::: RECORDED INFORMATION

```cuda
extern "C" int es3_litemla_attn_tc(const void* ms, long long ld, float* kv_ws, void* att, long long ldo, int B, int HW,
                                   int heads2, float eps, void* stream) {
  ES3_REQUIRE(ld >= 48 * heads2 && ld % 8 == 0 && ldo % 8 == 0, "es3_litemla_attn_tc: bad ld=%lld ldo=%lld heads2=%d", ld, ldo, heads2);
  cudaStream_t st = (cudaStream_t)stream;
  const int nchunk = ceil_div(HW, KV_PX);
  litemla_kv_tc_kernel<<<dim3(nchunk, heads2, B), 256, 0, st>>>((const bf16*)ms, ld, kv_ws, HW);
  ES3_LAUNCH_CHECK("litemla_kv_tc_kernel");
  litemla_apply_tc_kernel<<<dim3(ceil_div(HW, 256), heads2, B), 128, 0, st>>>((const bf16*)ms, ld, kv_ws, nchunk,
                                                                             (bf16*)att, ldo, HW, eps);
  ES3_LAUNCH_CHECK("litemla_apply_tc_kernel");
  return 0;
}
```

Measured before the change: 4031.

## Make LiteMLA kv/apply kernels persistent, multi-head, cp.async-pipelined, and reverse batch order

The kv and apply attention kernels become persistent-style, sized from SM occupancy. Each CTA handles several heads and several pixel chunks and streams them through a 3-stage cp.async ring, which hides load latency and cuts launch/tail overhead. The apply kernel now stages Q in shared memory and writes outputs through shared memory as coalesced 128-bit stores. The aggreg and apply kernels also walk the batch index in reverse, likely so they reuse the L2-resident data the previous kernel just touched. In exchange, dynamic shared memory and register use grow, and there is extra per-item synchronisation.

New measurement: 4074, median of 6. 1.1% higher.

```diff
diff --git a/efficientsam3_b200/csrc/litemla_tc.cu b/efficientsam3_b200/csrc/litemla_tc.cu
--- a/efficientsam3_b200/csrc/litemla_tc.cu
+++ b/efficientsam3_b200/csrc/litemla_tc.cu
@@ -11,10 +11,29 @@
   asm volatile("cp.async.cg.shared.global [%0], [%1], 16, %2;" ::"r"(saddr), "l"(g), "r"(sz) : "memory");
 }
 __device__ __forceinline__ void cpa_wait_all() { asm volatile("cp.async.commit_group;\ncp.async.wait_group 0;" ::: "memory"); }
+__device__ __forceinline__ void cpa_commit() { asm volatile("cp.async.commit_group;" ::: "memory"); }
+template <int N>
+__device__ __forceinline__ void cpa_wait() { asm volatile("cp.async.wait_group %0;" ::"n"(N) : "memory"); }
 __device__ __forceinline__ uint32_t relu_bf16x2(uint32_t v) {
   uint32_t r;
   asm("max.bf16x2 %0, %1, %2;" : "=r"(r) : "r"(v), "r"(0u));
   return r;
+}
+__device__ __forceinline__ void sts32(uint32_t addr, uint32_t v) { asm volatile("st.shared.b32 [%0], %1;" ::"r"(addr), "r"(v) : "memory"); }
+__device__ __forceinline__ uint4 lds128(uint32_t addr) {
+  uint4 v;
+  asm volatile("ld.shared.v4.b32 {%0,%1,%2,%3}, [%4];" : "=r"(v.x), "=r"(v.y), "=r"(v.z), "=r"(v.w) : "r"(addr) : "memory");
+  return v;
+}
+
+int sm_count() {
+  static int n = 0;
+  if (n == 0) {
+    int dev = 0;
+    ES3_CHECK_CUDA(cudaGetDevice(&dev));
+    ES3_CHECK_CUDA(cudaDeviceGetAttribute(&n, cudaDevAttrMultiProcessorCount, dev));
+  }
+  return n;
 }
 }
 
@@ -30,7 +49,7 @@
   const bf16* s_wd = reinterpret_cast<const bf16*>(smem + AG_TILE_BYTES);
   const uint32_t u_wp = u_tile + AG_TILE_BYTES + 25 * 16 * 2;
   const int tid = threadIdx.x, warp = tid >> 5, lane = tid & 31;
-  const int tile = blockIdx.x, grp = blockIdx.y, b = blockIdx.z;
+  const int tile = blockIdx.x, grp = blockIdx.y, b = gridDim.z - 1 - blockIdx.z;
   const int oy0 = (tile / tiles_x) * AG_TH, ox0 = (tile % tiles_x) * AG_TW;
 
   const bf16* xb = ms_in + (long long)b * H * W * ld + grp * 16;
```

::::::
::: RECORDED INFORMATION

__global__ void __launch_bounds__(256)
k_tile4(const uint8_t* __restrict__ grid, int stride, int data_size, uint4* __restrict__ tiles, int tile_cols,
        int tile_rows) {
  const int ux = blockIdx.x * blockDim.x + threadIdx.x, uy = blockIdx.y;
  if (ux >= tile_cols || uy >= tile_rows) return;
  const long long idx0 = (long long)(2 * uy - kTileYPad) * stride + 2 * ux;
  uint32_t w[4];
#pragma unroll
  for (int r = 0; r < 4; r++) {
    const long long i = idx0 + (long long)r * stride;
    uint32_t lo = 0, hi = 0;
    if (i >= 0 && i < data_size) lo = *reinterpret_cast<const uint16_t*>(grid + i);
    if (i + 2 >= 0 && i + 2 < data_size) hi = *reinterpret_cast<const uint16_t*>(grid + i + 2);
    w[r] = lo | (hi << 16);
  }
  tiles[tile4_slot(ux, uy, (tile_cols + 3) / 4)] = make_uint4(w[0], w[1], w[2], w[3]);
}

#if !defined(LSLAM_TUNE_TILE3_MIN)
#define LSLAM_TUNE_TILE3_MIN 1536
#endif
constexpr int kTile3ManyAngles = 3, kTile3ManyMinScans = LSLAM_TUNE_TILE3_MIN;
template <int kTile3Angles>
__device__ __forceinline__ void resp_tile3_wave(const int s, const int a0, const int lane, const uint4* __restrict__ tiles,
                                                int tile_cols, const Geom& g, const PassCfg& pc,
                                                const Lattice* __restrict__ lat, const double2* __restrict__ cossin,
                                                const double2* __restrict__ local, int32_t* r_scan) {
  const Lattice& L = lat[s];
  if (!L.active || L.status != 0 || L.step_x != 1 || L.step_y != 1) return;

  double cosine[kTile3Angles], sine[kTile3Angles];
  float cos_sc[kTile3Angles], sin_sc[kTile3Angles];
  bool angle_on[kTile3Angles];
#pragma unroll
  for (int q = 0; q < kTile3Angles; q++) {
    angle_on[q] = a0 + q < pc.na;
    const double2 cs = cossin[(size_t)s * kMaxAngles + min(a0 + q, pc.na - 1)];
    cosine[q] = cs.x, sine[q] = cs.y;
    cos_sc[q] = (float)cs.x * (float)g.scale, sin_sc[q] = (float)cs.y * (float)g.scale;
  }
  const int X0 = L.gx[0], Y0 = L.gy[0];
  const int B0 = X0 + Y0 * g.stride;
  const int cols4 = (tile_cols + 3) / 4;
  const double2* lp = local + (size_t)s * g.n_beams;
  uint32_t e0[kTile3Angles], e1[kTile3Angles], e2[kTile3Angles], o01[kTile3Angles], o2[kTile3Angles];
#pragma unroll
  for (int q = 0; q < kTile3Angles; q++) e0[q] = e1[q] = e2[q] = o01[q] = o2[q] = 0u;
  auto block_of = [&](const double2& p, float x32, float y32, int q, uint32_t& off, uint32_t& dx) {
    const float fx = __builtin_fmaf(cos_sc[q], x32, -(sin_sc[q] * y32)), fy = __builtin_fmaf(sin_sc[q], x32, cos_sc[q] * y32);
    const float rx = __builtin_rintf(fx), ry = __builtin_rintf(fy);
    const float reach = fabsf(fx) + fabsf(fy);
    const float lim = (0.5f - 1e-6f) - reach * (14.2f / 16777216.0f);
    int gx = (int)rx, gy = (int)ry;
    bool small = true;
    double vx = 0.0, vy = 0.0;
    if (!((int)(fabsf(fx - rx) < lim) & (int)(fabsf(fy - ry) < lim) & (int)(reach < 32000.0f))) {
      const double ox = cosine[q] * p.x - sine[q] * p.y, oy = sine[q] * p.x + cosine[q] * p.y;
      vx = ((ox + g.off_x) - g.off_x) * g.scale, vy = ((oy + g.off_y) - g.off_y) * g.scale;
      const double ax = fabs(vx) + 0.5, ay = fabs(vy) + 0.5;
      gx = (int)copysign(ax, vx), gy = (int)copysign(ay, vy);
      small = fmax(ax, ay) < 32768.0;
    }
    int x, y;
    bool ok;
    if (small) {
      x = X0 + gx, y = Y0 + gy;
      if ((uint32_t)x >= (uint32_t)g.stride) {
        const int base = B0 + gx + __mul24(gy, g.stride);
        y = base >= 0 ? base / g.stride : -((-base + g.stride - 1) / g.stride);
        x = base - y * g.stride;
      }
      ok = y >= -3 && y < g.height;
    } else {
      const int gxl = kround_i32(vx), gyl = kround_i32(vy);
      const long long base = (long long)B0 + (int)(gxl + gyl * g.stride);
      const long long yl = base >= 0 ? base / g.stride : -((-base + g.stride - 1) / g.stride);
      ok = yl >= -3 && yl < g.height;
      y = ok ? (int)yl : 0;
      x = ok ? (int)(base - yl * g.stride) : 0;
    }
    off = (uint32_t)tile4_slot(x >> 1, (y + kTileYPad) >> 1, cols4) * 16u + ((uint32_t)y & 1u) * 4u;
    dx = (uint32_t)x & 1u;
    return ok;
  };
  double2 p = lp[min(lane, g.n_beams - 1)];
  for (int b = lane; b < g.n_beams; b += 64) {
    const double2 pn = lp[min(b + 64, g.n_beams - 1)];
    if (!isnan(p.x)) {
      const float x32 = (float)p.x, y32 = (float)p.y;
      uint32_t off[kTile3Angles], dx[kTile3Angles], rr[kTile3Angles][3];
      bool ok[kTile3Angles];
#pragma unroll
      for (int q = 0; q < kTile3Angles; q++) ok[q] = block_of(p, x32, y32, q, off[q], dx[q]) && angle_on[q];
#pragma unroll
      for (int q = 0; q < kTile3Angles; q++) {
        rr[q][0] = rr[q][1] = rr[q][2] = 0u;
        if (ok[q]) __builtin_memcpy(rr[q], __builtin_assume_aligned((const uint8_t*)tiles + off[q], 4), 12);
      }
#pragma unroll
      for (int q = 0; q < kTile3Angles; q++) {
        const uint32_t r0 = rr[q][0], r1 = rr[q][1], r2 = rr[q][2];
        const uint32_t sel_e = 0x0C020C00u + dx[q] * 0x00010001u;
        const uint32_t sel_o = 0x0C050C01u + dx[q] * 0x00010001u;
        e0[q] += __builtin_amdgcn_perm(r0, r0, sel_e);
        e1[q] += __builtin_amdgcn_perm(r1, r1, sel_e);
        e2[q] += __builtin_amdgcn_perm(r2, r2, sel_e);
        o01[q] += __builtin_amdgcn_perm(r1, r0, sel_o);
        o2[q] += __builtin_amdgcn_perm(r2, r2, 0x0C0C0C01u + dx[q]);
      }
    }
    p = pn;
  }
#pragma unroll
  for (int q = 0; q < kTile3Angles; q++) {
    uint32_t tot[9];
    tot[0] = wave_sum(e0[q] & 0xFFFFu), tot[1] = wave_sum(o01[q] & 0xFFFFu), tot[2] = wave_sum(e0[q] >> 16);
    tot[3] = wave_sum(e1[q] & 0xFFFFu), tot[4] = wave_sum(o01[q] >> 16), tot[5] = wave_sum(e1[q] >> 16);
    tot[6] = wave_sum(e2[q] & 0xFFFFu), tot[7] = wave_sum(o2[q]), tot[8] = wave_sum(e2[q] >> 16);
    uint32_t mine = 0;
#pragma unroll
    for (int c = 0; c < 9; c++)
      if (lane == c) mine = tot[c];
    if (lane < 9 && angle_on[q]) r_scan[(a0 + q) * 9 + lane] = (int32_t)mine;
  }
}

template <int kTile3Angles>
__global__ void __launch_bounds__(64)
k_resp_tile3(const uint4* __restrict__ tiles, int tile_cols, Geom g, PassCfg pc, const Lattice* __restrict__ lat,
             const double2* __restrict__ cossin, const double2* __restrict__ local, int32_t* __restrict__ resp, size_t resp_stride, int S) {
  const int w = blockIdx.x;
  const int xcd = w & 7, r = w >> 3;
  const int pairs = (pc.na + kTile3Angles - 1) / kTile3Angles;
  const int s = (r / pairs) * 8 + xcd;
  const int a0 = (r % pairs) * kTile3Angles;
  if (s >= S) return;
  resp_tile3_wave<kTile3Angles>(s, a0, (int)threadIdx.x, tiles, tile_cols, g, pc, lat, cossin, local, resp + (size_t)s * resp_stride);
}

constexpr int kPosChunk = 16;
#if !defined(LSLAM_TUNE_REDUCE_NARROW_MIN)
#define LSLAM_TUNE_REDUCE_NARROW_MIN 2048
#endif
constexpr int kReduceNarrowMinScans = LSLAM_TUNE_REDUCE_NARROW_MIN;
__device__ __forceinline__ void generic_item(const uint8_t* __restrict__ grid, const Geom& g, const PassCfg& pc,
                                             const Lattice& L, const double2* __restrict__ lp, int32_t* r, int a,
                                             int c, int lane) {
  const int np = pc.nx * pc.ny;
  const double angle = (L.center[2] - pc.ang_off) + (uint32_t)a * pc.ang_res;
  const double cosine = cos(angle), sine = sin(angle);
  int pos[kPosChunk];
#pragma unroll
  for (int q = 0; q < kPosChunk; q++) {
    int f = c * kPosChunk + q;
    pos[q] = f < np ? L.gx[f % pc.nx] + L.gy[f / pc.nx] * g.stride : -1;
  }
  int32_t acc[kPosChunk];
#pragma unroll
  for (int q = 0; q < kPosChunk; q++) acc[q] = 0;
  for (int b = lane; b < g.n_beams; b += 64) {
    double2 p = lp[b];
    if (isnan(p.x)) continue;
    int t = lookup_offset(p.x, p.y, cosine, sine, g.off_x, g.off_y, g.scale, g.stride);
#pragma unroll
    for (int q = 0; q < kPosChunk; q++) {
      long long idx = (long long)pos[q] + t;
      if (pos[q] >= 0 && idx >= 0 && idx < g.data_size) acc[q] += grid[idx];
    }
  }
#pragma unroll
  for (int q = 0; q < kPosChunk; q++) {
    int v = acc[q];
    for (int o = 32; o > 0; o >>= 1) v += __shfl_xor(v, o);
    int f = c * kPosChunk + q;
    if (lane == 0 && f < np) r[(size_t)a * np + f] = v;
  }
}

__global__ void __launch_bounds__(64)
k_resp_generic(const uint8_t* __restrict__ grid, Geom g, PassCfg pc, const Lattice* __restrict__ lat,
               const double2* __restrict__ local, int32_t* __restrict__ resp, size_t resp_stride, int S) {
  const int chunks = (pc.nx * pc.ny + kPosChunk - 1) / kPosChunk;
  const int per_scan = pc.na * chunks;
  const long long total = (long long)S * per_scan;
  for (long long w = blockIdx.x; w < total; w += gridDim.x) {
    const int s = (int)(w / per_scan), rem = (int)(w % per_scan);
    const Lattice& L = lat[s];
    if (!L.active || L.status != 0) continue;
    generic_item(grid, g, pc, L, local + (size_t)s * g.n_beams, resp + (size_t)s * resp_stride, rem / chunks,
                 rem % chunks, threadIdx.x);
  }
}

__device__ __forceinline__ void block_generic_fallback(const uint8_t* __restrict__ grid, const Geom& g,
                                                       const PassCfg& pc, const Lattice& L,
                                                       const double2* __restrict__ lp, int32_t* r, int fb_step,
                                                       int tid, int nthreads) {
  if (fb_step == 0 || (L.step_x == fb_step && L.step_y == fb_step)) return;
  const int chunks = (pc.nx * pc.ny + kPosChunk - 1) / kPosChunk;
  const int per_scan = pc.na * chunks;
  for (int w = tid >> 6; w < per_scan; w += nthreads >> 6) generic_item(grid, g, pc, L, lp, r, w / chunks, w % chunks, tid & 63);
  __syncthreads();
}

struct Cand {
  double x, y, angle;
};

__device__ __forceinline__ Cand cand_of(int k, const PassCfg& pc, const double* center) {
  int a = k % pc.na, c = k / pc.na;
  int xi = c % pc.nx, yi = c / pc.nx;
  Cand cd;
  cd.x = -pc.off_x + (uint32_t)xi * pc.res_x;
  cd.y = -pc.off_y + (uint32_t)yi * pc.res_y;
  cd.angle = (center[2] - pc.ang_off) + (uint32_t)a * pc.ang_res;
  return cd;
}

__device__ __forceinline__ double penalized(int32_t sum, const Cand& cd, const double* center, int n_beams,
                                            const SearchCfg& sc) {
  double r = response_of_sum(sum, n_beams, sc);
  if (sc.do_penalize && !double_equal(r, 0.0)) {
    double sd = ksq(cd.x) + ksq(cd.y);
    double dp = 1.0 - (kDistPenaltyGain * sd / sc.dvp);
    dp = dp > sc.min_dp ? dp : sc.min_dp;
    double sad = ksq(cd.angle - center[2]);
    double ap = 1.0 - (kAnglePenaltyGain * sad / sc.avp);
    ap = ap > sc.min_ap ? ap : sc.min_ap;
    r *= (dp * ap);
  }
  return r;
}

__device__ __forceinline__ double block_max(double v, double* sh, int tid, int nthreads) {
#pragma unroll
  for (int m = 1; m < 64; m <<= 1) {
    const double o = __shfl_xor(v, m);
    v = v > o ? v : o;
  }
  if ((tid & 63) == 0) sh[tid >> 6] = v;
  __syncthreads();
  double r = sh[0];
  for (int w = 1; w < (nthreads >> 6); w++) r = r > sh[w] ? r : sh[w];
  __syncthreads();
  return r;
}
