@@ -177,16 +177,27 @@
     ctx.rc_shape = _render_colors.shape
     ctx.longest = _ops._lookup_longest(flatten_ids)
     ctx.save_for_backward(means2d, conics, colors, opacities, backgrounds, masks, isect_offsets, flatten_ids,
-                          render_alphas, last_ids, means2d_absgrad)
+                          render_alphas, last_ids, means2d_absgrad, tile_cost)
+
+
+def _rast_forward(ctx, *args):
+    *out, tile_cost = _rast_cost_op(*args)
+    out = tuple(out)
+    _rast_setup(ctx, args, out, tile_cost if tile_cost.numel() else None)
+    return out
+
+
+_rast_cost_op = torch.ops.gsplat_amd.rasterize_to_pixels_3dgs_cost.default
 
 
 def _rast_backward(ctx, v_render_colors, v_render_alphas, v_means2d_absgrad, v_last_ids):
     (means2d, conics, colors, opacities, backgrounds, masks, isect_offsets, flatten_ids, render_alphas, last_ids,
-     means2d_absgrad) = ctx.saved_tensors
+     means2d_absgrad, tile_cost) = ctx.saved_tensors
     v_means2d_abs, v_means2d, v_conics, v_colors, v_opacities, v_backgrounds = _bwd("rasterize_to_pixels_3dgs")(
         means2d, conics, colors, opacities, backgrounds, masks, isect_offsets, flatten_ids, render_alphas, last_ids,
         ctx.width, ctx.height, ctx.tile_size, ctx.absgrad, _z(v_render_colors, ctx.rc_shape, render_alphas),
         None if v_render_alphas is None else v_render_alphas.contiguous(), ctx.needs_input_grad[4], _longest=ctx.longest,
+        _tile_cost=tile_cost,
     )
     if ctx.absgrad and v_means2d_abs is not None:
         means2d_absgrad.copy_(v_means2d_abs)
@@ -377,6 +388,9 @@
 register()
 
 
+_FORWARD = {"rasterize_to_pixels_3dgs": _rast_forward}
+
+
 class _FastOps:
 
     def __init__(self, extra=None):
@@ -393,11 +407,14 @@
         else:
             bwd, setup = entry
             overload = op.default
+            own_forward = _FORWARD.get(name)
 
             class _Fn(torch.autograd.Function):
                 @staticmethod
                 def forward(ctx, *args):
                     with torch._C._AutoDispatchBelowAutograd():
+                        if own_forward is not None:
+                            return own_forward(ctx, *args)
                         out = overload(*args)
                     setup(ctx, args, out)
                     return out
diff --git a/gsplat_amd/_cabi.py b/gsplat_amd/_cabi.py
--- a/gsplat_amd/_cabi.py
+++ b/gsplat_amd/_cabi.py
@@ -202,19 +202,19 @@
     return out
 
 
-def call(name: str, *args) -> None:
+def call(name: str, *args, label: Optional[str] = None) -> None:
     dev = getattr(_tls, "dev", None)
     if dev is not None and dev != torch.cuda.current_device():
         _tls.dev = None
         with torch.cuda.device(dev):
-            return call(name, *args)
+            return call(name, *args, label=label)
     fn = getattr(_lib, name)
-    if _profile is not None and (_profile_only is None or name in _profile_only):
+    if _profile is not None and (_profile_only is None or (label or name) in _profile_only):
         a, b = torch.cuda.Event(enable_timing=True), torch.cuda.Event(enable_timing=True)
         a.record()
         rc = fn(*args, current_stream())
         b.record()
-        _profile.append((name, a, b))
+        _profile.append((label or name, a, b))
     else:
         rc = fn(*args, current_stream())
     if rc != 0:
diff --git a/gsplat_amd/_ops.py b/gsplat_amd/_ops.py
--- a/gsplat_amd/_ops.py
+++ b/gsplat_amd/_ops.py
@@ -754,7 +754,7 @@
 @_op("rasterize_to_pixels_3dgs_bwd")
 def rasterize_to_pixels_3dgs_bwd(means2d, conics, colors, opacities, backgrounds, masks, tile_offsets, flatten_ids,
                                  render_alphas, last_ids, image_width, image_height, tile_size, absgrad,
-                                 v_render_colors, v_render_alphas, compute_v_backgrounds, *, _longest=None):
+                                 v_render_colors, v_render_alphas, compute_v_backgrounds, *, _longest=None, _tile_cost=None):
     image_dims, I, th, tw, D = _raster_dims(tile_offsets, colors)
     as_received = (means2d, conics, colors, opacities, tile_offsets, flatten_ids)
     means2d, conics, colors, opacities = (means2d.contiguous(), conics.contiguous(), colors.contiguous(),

::::::
::: RECORDED INFORMATION

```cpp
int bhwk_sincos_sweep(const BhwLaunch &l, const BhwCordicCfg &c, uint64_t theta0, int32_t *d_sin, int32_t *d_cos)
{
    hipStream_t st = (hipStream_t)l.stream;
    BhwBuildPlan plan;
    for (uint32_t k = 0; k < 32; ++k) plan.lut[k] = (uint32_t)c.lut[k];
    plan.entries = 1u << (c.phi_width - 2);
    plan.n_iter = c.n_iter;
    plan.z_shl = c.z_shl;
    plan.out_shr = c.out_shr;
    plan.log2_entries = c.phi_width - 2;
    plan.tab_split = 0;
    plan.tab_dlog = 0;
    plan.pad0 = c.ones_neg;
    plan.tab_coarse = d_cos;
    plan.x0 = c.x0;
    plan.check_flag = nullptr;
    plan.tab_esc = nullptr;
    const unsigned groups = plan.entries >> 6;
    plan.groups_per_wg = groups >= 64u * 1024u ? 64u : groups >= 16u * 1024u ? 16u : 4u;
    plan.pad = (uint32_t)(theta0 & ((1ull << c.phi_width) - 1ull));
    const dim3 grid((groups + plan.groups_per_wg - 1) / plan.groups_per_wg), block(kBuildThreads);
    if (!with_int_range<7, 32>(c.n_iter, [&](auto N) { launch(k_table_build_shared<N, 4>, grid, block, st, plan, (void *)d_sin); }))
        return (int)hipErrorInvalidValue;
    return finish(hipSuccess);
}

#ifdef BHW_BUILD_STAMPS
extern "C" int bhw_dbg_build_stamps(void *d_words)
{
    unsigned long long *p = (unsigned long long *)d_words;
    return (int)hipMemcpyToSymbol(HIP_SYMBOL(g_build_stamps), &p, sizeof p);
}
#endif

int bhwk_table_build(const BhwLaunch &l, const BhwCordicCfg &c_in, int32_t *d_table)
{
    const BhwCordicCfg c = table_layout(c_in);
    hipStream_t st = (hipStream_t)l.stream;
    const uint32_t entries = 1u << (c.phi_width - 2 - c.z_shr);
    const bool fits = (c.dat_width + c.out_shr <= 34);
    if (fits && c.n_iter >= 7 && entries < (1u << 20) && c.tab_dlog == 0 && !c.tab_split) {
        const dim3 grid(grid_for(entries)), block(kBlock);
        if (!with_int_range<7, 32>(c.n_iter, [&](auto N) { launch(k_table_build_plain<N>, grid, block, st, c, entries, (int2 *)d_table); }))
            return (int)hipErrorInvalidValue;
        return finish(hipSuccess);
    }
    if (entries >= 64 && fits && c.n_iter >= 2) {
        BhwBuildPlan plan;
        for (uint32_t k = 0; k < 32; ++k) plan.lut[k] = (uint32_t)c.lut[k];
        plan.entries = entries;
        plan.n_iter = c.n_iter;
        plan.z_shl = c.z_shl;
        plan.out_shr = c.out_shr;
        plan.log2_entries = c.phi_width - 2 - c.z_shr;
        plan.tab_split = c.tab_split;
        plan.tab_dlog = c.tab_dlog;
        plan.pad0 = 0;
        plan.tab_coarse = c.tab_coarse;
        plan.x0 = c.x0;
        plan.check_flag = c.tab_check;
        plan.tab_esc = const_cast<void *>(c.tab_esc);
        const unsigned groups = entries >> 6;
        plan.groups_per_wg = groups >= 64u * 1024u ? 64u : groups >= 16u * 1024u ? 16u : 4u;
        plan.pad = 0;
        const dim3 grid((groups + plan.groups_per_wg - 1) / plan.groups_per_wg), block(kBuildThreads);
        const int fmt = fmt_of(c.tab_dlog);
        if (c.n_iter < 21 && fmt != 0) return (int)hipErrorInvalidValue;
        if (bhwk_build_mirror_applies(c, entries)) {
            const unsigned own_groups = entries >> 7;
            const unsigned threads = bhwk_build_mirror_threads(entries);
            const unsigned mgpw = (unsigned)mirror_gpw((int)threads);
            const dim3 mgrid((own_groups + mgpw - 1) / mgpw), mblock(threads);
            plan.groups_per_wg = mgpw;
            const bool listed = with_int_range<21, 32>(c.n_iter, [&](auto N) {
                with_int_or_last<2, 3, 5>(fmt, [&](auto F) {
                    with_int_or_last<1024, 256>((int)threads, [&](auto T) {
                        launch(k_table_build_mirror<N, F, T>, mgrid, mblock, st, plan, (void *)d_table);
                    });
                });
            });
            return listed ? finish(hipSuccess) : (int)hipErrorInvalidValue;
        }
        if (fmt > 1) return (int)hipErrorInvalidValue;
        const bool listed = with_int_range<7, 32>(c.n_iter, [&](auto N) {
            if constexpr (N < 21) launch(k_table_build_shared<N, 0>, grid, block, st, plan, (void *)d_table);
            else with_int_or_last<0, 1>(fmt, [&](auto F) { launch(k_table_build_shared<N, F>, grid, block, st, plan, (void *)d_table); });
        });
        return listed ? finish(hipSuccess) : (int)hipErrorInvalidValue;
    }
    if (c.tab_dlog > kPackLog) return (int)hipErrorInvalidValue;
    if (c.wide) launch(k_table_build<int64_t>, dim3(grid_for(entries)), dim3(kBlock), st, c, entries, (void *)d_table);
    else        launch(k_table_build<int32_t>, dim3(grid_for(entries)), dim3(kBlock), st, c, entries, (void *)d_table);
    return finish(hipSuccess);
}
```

::::::

For each line above that carries the word "active", copy it out.

  if (!L.active || L.status != 0 || L.step_x != 1 || L.step_y != 1) return;
    if (!L.active || L.status != 0) continue;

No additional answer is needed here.